• Saved data entries:
◆ ◆ ◆

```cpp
template <typename T>
__global__ __launch_bounds__(256) void block_copy_k(const T* __restrict__ X, T* __restrict__ D, int64_t M, int64_t Mpad,
                                                   int64_t K, int64_t MB) {
  const int64_t k = blockIdx.y;
  constexpr int V = 16 / sizeof(T);
  typedef T VT __attribute__((ext_vector_type(V)));
  for (int64_t m = ((int64_t)blockIdx.x * 256 + threadIdx.x) * V; m < Mpad; m += (int64_t)gridDim.x * 256 * V) {
    VT v;
#pragma unroll
    for (int e = 0; e < V; ++e) v[e] = (T)0;
    if (m < M) v = *reinterpret_cast<const VT*>(X + M * k + m);
    *reinterpret_cast<VT*>(D + (m / MB) * MB * K + k * MB + m % MB) = v;
  }
}
template <typename T, int WHICH>
__global__ __launch_bounds__(256) void block_permute_k(const T* __restrict__ X, T* __restrict__ D, int64_t I, int64_t Ip,
                                                      int64_t J, int64_t K, int64_t Tp, int64_t MB) {
  __shared__ T tile[32][33];
  const int64_t u = blockIdx.z;
  const int64_t i0 = (int64_t)blockIdx.x * 32, t0 = (int64_t)blockIdx.y * 32;
  const int tx = threadIdx.x & 31, ty = threadIdx.x >> 5;
  const int64_t nT = WHICH == 1 ? J : K;
  const int64_t st = WHICH == 1 ? Ip : Ip * J, su = WHICH == 1 ? Ip * J : Ip;
#pragma unroll
  for (int q = 0; q < 4; ++q) {
    const int64_t i = i0 + tx, t = t0 + ty + 8 * q;
    tile[ty + 8 * q][tx] = (i < I && t < nT) ? X[i + st * t + su * u] : (T)0;
  }
  __syncthreads();
  const int64_t C = WHICH == 1 ? I : J;
#pragma unroll
  for (int q = 0; q < 4; ++q) {
    const int64_t t = t0 + tx, i = i0 + ty + 8 * q;
    if (t < Tp && i < I) {
      const int64_t m = WHICH == 1 ? t + Tp * u : t + Tp * i;
      const int64_t c = WHICH == 1 ? i : u;
      D[(m / MB) * MB * C + c * MB + m % MB] = tile[tx][ty + 8 * q];
    }
  }
}
bool block_layout_copy(const void* X, void* D, int which, int prec, int64_t I, int64_t Ip, int64_t J, int64_t K,
                       int64_t Tp, hipStream_t s) {
  const int64_t MB = kRowBlockElems;
  const size_t es = prec == AOADMM_PREC_F32 ? 4 : 8;
  if (which == 0) {
    if (K > 65535) return false;
    const int64_t M = Ip * J, Mpad = round_up(M, MB);
    const int V = (int)(16 / es);
    int64_t gx = cdiv(Mpad, (int64_t)256 * V);
    if (gx > 65535) gx = 65535;
    const dim3 grid((unsigned)gx, (unsigned)K);
    if (prec == AOADMM_PREC_F32) block_copy_k<float><<<grid, 256, 0, s>>>((const float*)X, (float*)D, M, Mpad, K, MB);
    else block_copy_k<double><<<grid, 256, 0, s>>>((const double*)X, (double*)D, M, Mpad, K, MB);
    AO_KERNEL_CHECK();
    return true;
  }
  const int64_t nU = which == 1 ? K : J, C = which == 1 ? I : J;
  const int64_t M = which == 1 ? Tp * K : Tp * I, Mpad = round_up(M, MB);
  if (nU > 65535 || cdiv(Tp, 32) > 65535) return false;
  if (Mpad > M)
    AO_HIP(hipMemsetAsync((char*)D + (size_t)(Mpad / MB - 1) * MB * C * es, 0, (size_t)MB * C * es, s));
  const dim3 grid((unsigned)cdiv(I, 32), (unsigned)cdiv(Tp, 32), (unsigned)nU);
#define AO_BP(TT, W) block_permute_k<TT, W><<<grid, 256, 0, s>>>((const TT*)X, (TT*)D, I, Ip, J, K, Tp, MB)
  if (prec == AOADMM_PREC_F32) { if (which == 1) AO_BP(float, 1); else AO_BP(float, 2); }
  else { if (which == 1) AO_BP(double, 1); else AO_BP(double, 2); }
#undef AO_BP
  AO_KERNEL_CHECK();
  return true;
}

template <typename T>
__global__ __launch_bounds__(256) void unfold_gram_k(UnfoldGramArgs a, double* ws) {
  __shared__ double As[16][65], Bs[16][65];
  const T* X = reinterpret_cast<const T*>(a.X);
  const int tid = threadIdx.x, tx = tid & 15, ty = tid >> 4;
  const int64_t a0 = (int64_t)blockIdx.x * 64, b0 = (int64_t)blockIdx.y * 64;
  const int64_t nch1 = (a.n1 + 15) / 16, nchunks = nch1 * a.n2;
  const int64_t per = (nchunks + gridDim.z - 1) / gridDim.z;
  const int64_t c_lo = (int64_t)blockIdx.z * per;
  int64_t c_hi = c_lo + per;
// ... 92 lines not shown
```

Measured before the change: 129.1.

## Fuse first MTTKRP reduction into contraction epilogue with swapped pass-copy layouts

Adds an epilogue to the two-level f32 contraction kernel that multiplies each tile of T against the row-major factor and writes per-tile partial sums, plus a small finishing kernel that sums the partials into the MTTKRP output. This replaces the separate reduce pass that would otherwise reread T for one of the two modes sharing the cached contraction. To make the fused mode line up, pass copies in the unsharded case are now built with swapped row-mode order, using new copy/permute kernel variants. The cost is extra work and LDS use in the contraction kernel, a partials buffer, and version tracking to decide when the fused result can be reused.

```diff
diff --git a/matlab-code_amd/csrc/contract.h b/matlab-code_amd/csrc/contract.h
--- a/matlab-code_amd/csrc/contract.h
+++ b/matlab-code_amd/csrc/contract.h
@@ -38,9 +38,21 @@
 
 ContractPlan make_lead_plan(int64_t M, int64_t ld, int64_t C, int R);
 
+struct FusedFirst {
+  const double* Fa;
+  int64_t ldFa;
+  const double* FaT;
+  double* ft_scratch;
+  int64_t A, Apad, B;
+  double* partial;
+};
+bool fused_first_ok(const ContractPlan& pl, int prec, int64_t Apad);
+size_t fused_partial_bytes(const ContractPlan& pl);
+
 void launch_contract(const void* X, int prec, const ContractPlan& pl, const double* F, int64_t ldF,
                      void* frag_ws, void* T, hipStream_t s, hipEvent_t ev0 = nullptr,
-                     hipEvent_t ev1 = nullptr);
+                     hipEvent_t ev1 = nullptr,
+                     const FusedFirst* fuse = nullptr);
 
 size_t reduce_factor_scratch_bytes(int64_t rows, int R);
 struct SysBuild;
@@ -55,6 +67,8 @@
                          int64_t B, int R, const double* Fb, int64_t ldFb, double scale,
                          double* out, int64_t ldOut, double* scratch, double* ft_scratch, hipStream_t s,
                          const double* FbT = nullptr, int rowmajor_out = 0, const SysBuild* sys = nullptr);
+bool launch_fused_fin(const double* partial, const ContractPlan& pl, int64_t Apad, int64_t B, double scale, double* out,
+                      int64_t ldOut, hipStream_t s, const SysBuild* sys = nullptr);
 void launch_t_to_colmajor(const void* T, int tprec, int nchunk, int64_t trows, int64_t A, int R, double scale,
                           double* out, int64_t ldOut, hipStream_t s);
 
diff --git a/matlab-code_amd/csrc/contract.hip b/matlab-code_amd/csrc/contract.hip
--- a/matlab-code_amd/csrc/contract.hip
+++ b/matlab-code_amd/csrc/contract.hip
@@ -21,6 +21,9 @@
   int64_t tiles_per_batch, ntiles, batch_stride, M, ld, C, Cg, trows;
   int groups_per_chunk, R;
   int flush_every;
+  const double* faT = nullptr;
+  double* partial = nullptr;
+  int64_t fA = 0, fApad = 0, fMtot = 0;
 };
 
 typedef float f32x2 __attribute__((ext_vector_type(2)));
@@ -57,9 +60,11 @@
 }
 
 constexpr int kFlushEvery = 3;
-template <int NT, bool EX, bool L2 = false>
+constexpr int kFuseRowsPerLane = 44;
+template <int NT, bool EX, bool L2 = false, bool FUSE = false>
 __global__ __launch_bounds__(256, NT <= 2 ? 2 : 1) void contract16_f32(KArgs a) {
   static_assert(!L2 || NT == 1, "two-level accumulation exists for one 16-column tile (R <= 20)");
+  static_assert(!FUSE || L2, "the fused first MTTKRP exists for the two-level kernels (R <= 20)");
   const int lane = threadIdx.x & 63;
   const int64_t wt = (int64_t)blockIdx.x * 4 + (threadIdx.x >> 6);
   if (wt >= a.ntiles) return;
@@ -279,6 +284,46 @@
     f32x4* dst = reinterpret_cast<f32x4*>(reinterpret_cast<float*>(a.T) + ((int64_t)chunk * a.trows + b * a.M + m0) * a.R);
     const f32x4* src = reinterpret_cast<const f32x4*>(tl);
     for (int c = lane; c < n16; c += 64) __builtin_nontemporal_store(src[c], dst + c);
+  }
+  if (FUSE) {
+    const int R = a.R, G = 64 / R;
+    const int rg = lane / R, r = lane - rg * R;
+    const int64_t mt = wt * kTileRows;
+    const int64_t bb0 = mt / a.fApad;
+    const int64_t a0 = mt - bb0 * a.fApad;
+    const int split = a.fApad - a0 < kTileRows ? (int)(a.fApad - a0) : kTileRows;
+    const int64_t live = a.fMtot - mt;
+    double s0 = 0.0, s1 = 0.0;
+#pragma unroll
+    for (int bt = 0; bt < kFuseRowsPerLane; bt += 11) {
+      double f[11];
+      float t[11];
+#pragma unroll
+      for (int u = 0; u < 11; ++u) {
+        const int row = rg + (bt + u) * G;
+        const int64_t aa = row < split ? a0 + row : row - split;
+        const bool ok = rg < G && row < kTileRows && aa < a.fA && row < live;
+        f[u] = a.faT[ok ? aa * R + r : 0];
+        t[u] = ok ? tl[row * R + r] : 0.f;
+      }
+      __builtin_amdgcn_sched_barrier(0);
+#pragma unroll
+      for (int u = 0; u < 11; ++u) {
+        const bool second = rg + (bt + u) * G >= split;
+        s0 += (double)(second ? 0.f : t[u]) * f[u];
+        s1 += (double)(second ? t[u] : 0.f) * f[u];
+      }
+    }
+    double* red = reinterpret_cast<double*>(t_lds) + (threadIdx.x >> 6) * 2048 + 1536;
+    red[lane] = s0;
+    red[64 + lane] = s1;
+    if (lane < R) {
+      double u0 = 0.0, u1 = 0.0;
+      for (int g2 = 0; g2 < G; ++g2) { u0 += red[g2 * R + lane]; u1 += red[64 + g2 * R + lane]; }
+      double* pp = a.partial + (((int64_t)chunk * a.ntiles + wt) * 2) * R + lane;
+      pp[0] = u0;
+      pp[R] = u1;
+    }
   }
 }
 
@@ -701,10 +746,21 @@
   AO_KERNEL_CHECK();
 }
 
+static void factor_rowmajor(const double* F, int64_t ldF, int64_t rows, int R, double* Ft, hipStream_t s);
+
+static int64_t fused_tiles(const ContractPlan& pl) { return pl.nbatch * cdiv(pl.M, kTileRows); }
+bool fused_first_ok(const ContractPlan& pl, int prec, int64_t Apad) {
+  return prec == AOADMM_PREC_F32 && !pl.lead && pl.R <= 20 && pl.M % kTileRows == 0 && Apad >= kTileRows;
+}
+size_t fused_partial_bytes(const ContractPlan& pl) {
+  return (size_t)pl.nchunk * fused_tiles(pl) * 2 * pl.R * sizeof(double);
+}
+
 void launch_contract(const void* X, int prec, const ContractPlan& pl, const double* F, int64_t ldF,
-                     void* frag_ws, void* T, hipStream_t s, hipEvent_t ev0, hipEvent_t ev1) {
+                     void* frag_ws, void* T, hipStream_t s, hipEvent_t ev0, hipEvent_t ev1, const FusedFirst* fuse) {
   AO_REQUIRE(pl.tprec == prec, "contraction plan and tensor precision disagree");
   AO_REQUIRE(pl.R >= 1 && pl.R <= kMaxRank, "rank %d outside [1,%d]", pl.R, kMaxRank);
+  AO_REQUIRE(!fuse || fused_first_ok(pl, prec, fuse->Apad), "internal: this pass cannot sum the first MTTKRP");
   if (pl.lead) {
     AO_REQUIRE(prec == AOADMM_PREC_F32, "leading-mode contraction exists for fp32 tensors only");
     launch_contract_lead(X, pl, F, ldF, frag_ws, T, s, ev0, ev1);
@@ -733,8 +789,17 @@
     size_t tsh = (size_t)4 * kTileRows * pl.R * sizeof(float);
     a.flush_every = kFlushEvery;
     if (nt16 == 1) tsh = (size_t)4 * 16384;
+    if (fuse) {
+      AO_REQUIRE(fuse->Apad * fuse->B <= pl.trows() && fuse->A <= fuse->Apad, "internal: fused MTTKRP rows outside the pass");
+      if (!fuse->FaT) factor_rowmajor(fuse->Fa, fuse->ldFa, fuse->A, pl.R, fuse->ft_scratch, s);
+      a.faT = fuse->FaT ? fuse->FaT : fuse->ft_scratch;
+      a.partial = fuse->partial;
+      a.fA = fuse->A; a.fApad = fuse->Apad; a.fMtot = fuse->Apad * fuse->B;
+    }
 #define AO_GO(K) { if (tsh > 65536) ensure_dynamic_lds(reinterpret_cast<const void*>(K), (int)tsh); if (ev0) AO_HIP(hipEventRecord(ev0, s)); K<<<grid, 256, tsh, s>>>(a); }
-    if (nt16 == 1 && !ex) AO_GO((contract16_f32<1, false, true>))
+    if (nt16 == 1 && !ex && fuse) AO_GO((contract16_f32<1, false, true, true>))
+    else if (nt16 == 1 && fuse) AO_GO((contract16_f32<1, true, true, true>))
+    else if (nt16 == 1 && !ex) AO_GO((contract16_f32<1, false, true>))
     else if (nt16 == 1) AO_GO((contract16_f32<1, true, true>))
     else if (nt16 == 2 && !ex) AO_GO((contract16_f32<2, false>))
     else if (nt16 == 2) AO_GO((contract16_f32<2, true>))
@@ -1086,6 +1151,42 @@
   return sys != nullptr;
 }
 
+__global__ __launch_bounds__(256) void fused_first_fin_k(const double* __restrict__ part, int nchunk, int64_t ntiles,
+                                                        int64_t Apad, int64_t B, int R, double scale,
+                                                        double* __restrict__ out, int64_t ldOut, int has_sys, SysBuild sys) {
+  if (has_sys && blockIdx.x == 0) { sys_build_rider(sys); return; }
+  const int64_t idx = ((int64_t)blockIdx.x - has_sys) * 256 + threadIdx.x;
+  if (idx >= B * R) return;
+  const int64_t bb = idx / R;
+  const int r = (int)(idx - bb * R);
+  const int64_t m0 = Apad * bb, t0 = m0 / kTileRows, t1 = (m0 + Apad - 1) / kTileRows;
+  double tot = 0.0;
+  for (int ch = 0; ch < nchunk; ++ch) {
+    const double* pc = part + (int64_t)ch * ntiles * 2 * R + r;
+    int64_t t = t0;
+    for (; t + 7 <= t1; t += 8) {
+      double v[8];
+#pragma unroll
+      for (int u = 0; u < 8; ++u) v[u] = pc[((t + u) * 2 + ((t + u) * kTileRows < m0 ? 1 : 0)) * R];
+#pragma unroll
+      for (int u = 0; u < 8; ++u) tot += v[u];
+    }
+    for (; t <= t1; ++t) tot += pc[(t * 2 + (t * kTileRows < m0 ? 1 : 0)) * R];
+  }
+  out[bb + ldOut * r] = scale * tot;
+}
+
+bool launch_fused_fin(const double* partial, const ContractPlan& pl, int64_t Apad, int64_t B, double scale, double* out,
+                      int64_t ldOut, hipStream_t s, const SysBuild* sys) {
+  if (!sys_can_ride(sys, 256)) sys = nullptr;
+  const int hs = sys ? 1 : 0;
+  AO_REQUIRE(B * pl.R < (int64_t)2147483647 * 256, "fused MTTKRP: too many output rows for one launch");
+  fused_first_fin_k<<<(unsigned)(cdiv(B * pl.R, 256) + hs), 256, 0, s>>>(partial, pl.nchunk, fused_tiles(pl), Apad, B, pl.R,
+                                                                         scale, out, ldOut, hs, sys ? *sys : SysBuild());
+  AO_KERNEL_CHECK();
+  return sys != nullptr;
+}
+
 template <typename TT, int RMAX>
 __global__ __launch_bounds__(256) void small_mttkrp_k(SmallMttkrp a, int has_sys, SysBuild sys) {
   extern __shared__ double sf[];
diff --git a/matlab-code_amd/csrc/cpblock.h b/matlab-code_amd/csrc/cpblock.h
--- a/matlab-code_amd/csrc/cpblock.h
+++ b/matlab-code_amd/csrc/cpblock.h
@@ -46,6 +46,7 @@
 struct PassCopy {
   DevBuf buf;
   int64_t pad = 0;
+  int ma = -1, mb = -1;
   bool present = false, refused = false;
 };
 
@@ -66,6 +67,9 @@
   uint64_t cached_version = 0;
   ContractPlan plan;
   DevBuf T, frag, scratch, ft, tmpA, tmpB;
+  int fused_pos = -1;
+  uint64_t fused_version = 0;
+  DevBuf partial;
   DevBuf own[2];
   size_t own_bytes[2] = {0, 0};
   int64_t own_row0[2] = {-1, -1};
@@ -74,7 +78,7 @@
   bool sparse = false;
   CooBlock coo;
   void reset_derived() {
-    has_data = true; x_released = false; cached_mode = -1; xp_ksharded = false;
+    has_data = true; x_released = false; cached_mode = -1; fused_pos = -1; xp_ksharded = false;
     for (PassCopy& c : copy) c.present = c.refused = false;
   }
 };
diff --git a/matlab-code_amd/csrc/cpblock.hip b/matlab-code_amd/csrc/cpblock.hip
--- a/matlab-code_amd/csrc/cpblock.hip
+++ b/matlab-code_amd/csrc/cpblock.hip
@@ -62,15 +62,15 @@
 }
 
 static void timed_contract(const BlockCtx& cx, const void* X, int prec, const ContractPlan& pl, const double* F, int64_t ldF,
-                           void* frag, void* T) {
+                           void* frag, void* T, const FusedFirst* fuse = nullptr) {
   LaunchTimers& tm = *cx.timers;
   KernelStats& ks = tm.stats[pl.lead ? 1 : 0];
   LaunchTimers::Pair pr;
   static const bool no_events = getenv("AOADMM_NO_PASS_EVENTS") != nullptr;
   static const int every = [] { const char* e = getenv("AOADMM_PASS_EVENT_EVERY"); const int v = e ? atoi(e) : 4; return v < 1 ? 1 : v; }();
   if (tm.profile && !no_events && ks.launches % every == 0) pr = tm.take_pair(ks);
-  launch_contract(X, prec, pl, F, ldF, frag, T, cx.stream, pr.e0, pr.e1);
-  tm.count(ks, pr, pl.algorithmic_bytes(prec), pl.flops());
+  launch_contract(X, prec, pl, F, ldF, frag, T, cx.stream, pr.e0, pr.e1, fuse);
+  tm.count(ks, pr, pl.algorithmic_bytes(prec) + (fuse ? (double)fused_partial_bytes(pl) : 0.0), pl.flops());
 }
 
 static size_t blocked_bytes(int64_t M, int64_t C, size_t es) { return (size_t)round_up(M, kRowBlockElems) * C * es; }
@@ -150,6 +150,7 @@
   const int prec = b.X.prec;
   PassCopy& pc = b.copy[0];
   pc.pad = pad_of(prec, J);
+  pc.ma = 1; pc.mb = 2;
   pc.buf.alloc(blocked_bytes(pc.pad * kloc, Ifull, b.X.elem_size()));
   AO_REQUIRE(block_layout_copy(slab, pc.buf.p, 1, prec, Ifull, pad_of(prec, Ifull), J, kloc, pc.pad, cx.stream),
              "tensor mode too long for the copy kernels");
@@ -162,12 +163,14 @@
   if (pc.refused) return false;
   if (c == 1 ? !ensure_pass_copy(cx, b, 0) : (!cx.allow_copies || b.has_mask || b.nd != 3)) return false;
   const int64_t I = b.dims[0], J = b.dims[1], K = b.dims[2];
-  const int64_t pad = c == 0 ? pad_of(b.X.prec, J) : (c == 1 ? pad_of(b.X.prec, K) : b.X.pad0);
-  const size_t bytes = blocked_bytes(pad * b.dims[(c + 2) % 3], b.dims[c], b.X.elem_size());
+  const bool swap = !cx.sharded;
+  const int ma = swap ? (c + 2) % 3 : (c + 1) % 3, mb = swap ? (c + 1) % 3 : (c + 2) % 3;
+  const int64_t pad = ma == 0 ? b.X.pad0 : pad_of(b.X.prec, b.dims[ma]);
+  const size_t bytes = blocked_bytes(pad * b.dims[mb], b.dims[c], b.X.elem_size());
   if (!room_for(bytes)) { pc.refused = true; return false; }
   pc.buf.alloc(bytes);
-  pc.pad = pad;
-  if (!block_layout_copy(b.X.data.p, pc.buf.p, (c + 1) % 3, b.X.prec, I, b.X.pad0, J, K, c == 2 ? 0 : pad, cx.stream)) {
+  pc.pad = pad; pc.ma = ma; pc.mb = mb;
+  if (!block_layout_copy(b.X.data.p, pc.buf.p, (c + 1) % 3, b.X.prec, I, b.X.pad0, J, K, pad, cx.stream, swap)) {
     pc.buf.release(); pc.refused = true; return false;
   }
   pc.present = true;
@@ -194,7 +197,7 @@
   for (int c = 0; c < 3; ++c) {
     PassCopy& pc = b.copy[c];
     if (!pc.present) continue;
-    pc.buf.release(); pc.present = false; b.cached_mode = -1;
+    pc.buf.release(); pc.present = false; b.cached_mode = -1; b.fused_pos = -1;
     if (c == 0) b.xp_ksharded = false;
   }
 }
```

◆ ◆ ◆

• Your goal: Bring together every line in the entries that holds the string "LaunchTimers".

• Written answer:
   LaunchTimers& tm = *cx.timers;
   LaunchTimers::Pair pr;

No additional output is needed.